WHAT THIS TASK INVOLVES
Please show all lines of the records that include "detach".
START DATA SECTION
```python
class SpMiddleFHD(nn.Module):

    def __init__(self, output_shape, num_input_features=4, num_hidden_features=128):
        super().__init__()
        self.sparse_shape = list(output_shape)
        self.backbone = VxNet(num_input_features)
        self.fcn = BEVNet(in_features=num_hidden_features, num_filters=256)
        self.point_fc = nn.Linear(160, 64, bias=False)
        self.point_cls = nn.Linear(64, 1, bias=False)
        self.point_reg = nn.Linear(64, 3, bias=False)
        self.row_cap_factor = 4
        self.dense_tma = True
        self.overlap_rulebooks = True
        self._side = None
        self._point_packed = None

    def _point_weights(self):
        ver = _versions(self.point_fc.weight, self.point_cls.weight, self.point_reg.weight)
        c = self._point_packed
        if c is None or c[0] != ver:
            with torch.no_grad():
                fc_t = self.point_fc.weight.detach().t().contiguous().float()
                out = torch.cat([self.point_cls.weight.detach(), self.point_reg.weight.detach()], 0).contiguous().float()
            c = self._point_packed = (ver, fc_t, out)
        return c[1], c[2]

    def point_head(self, mean, coors, d_rows, middle):
        levels = [(m._indices, m.d_rows) for m in middle]
        idx, dist2, pm = ops.three_nn(mean, coors, d_rows, levels, points_mean=True)
        feats = []
        for m, ch in zip(middle, ops._lib.POINT_LEVEL_CHANNELS):
            if m._features is not None:
                feats.append(ops.point_level(feat=m._features, channels=ch))
            else:
                feats.append(ops.point_level(split=m._split, channels=ch))
        fc_t, w_out = self._point_weights()
        cls, reg = ops.point_aux_head(idx, dist2, d_rows, feats, fc_t, w_out)
        return dict(points_mean=pm, point_cls=cls, point_reg=reg, idx=idx, dist2=dist2, middle=middle)

    def build_aux_target(self, nxyz, gt_boxes3d, enlarge=1.0):
        labels, offsets, _ = self._aux_targets(nxyz, gt_boxes3d, enlarge)
        return labels.to(torch.uint8), offsets

    def _aux_targets(self, nxyz, gt_boxes3d, enlarge=1.0):
        from .single_stage_heads import stage_gt
        ops.require_cuda()
        dev = nxyz.device if nxyz.is_cuda else torch.device("cuda")
        boxes = []
        for g in gt_boxes3d:
            g = torch.as_tensor(g, dtype=torch.float32).reshape(-1, 7).clone()
            g[:, 3:6] *= enlarge
            boxes.append(g)
        gt, _, _, d_ngt = stage_gt(boxes, None, None, dev)
        pm = nxyz.to(dev).float().contiguous()
        n = pm.shape[0]
        if n == 0:
            return torch.zeros(0, dtype=torch.int32, device=dev), torch.zeros((0, 3), device=dev), None
        status = torch.zeros((1,), dtype=torch.int32, device=dev)
        d_rows = torch.tensor([n], dtype=torch.int32, device=dev)
        labels, offsets, d_npos = ops.points_in_boxes(pm, d_rows, gt, d_ngt, status)
        ops._lib.raise_on_status(status)
        return labels, offsets, (d_rows, d_npos)

    def aux_loss(self, points, point_cls, point_reg, gt_bboxes):
        labels, offsets, rows = self._aux_targets(points, gt_bboxes)
        dev = labels.device
        out = torch.zeros((2,), dtype=torch.float32, device=dev)
        if rows is not None:
            d_rows, d_npos = rows
            ops.aux_loss(point_cls.reshape(-1).float().contiguous(), point_reg.float().contiguous(), labels, offsets,
                         d_rows, len(gt_bboxes), d_npos, out)
        return dict(aux_loss_cls=out[0:1], aux_loss_reg=out[1:2])

    def set_precision(self, precision, sparse=None):
        self.backbone.set_precision(precision if sparse is None else sparse)
        self.fcn.precision = precision

    def forward_nhwc(self, voxel_features, coors, batch_size, d_rows=None, status=None, point_outputs=False):
        if self.training:
            raise NotImplementedError("sassd_b200 is inference-only: call .eval()")
        x = spconv.SparseConvTensor(voxel_features, coors, self.sparse_shape, batch_size, d_rows=d_rows, status=status)
        x.row_cap_factor = self.row_cap_factor
        x0_mean, x0_coors, rows0 = x._features, x._indices, x.d_rows
        if self.overlap_rulebooks:
            if self._side is None:
                self._side = torch.cuda.Stream(device=x.device)
                self._side2 = torch.cuda.Stream(device=x.device)
            self.backbone.prebuild_rulebooks(x, self._side, self._side2)
        x, middle = self.backbone(x)
        if self.overlap_rulebooks:
            torch.cuda.current_stream().wait_stream(self._side)
        pts = None
        if point_outputs:
            pts = self.point_head(x0_mean, x0_coors, rows0, middle)
        C = x._channels
        D, H, W = x.spatial_shape
        if self.fcn.precision == ops.PREC_F16X3 and self.dense_tma:
            if x._split is not None and x._split.shape[2] == C:
                bev = ops.split_rows_to_bev(x._split, x._indices, x.d_rows, C, D, H, W, batch_size)
            else:
                bev = ops.sparse_to_bev_split(x.features_cap(), x._indices, x.d_rows, C, D, H, W, batch_size)
        else:
            feats = x.features_cap()
            bev = torch.zeros((batch_size, H, W, D * C), dtype=torch.float32, device=feats.device)
            ops.sparse_to_bev(feats, x._indices, x.d_rows, C, D, H, W, bev)
        y, conv6 = self.fcn.forward_nhwc(bev, dc_order=(C, D))
        if point_outputs:
            return y, conv6, x, pts
        return y, conv6, x

    def forward(self, voxel_features, coors, batch_size, is_test=False, d_rows=None, status=None):
        if not is_test and self.training:
            raise NotImplementedError("the auxiliary training branch (cmn.py:44-100) is out of scope: call .eval()")
        out = self.forward_nhwc(voxel_features, coors, batch_size, d_rows, status, point_outputs=not is_test)
        y, conv6 = out[0], out[1]
        if isinstance(y, ops.SplitMap):
            y, conv6 = y.float(), conv6.float()
        y, conv6 = y.permute(0, 3, 1, 2), conv6.permute(0, 3, 1, 2)
        if is_test:
            return y, conv6
        pts = out[3]
        n = voxel_features.shape[0] if d_rows is None else int(d_rows.reshape(-1)[0].item())
        return y, conv6, (pts["points_mean"][:n], pts["point_cls"][:n].unsqueeze(1), pts["point_reg"][:n])
```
END DATA SECTION
SOLUTION FOR THIS EXERCISE
                fc_t = self.point_fc.weight.detach().t().contiguous().float()
                out = torch.cat([self.point_cls.weight.detach(), self.point_reg.weight.detach()], 0).contiguous().float()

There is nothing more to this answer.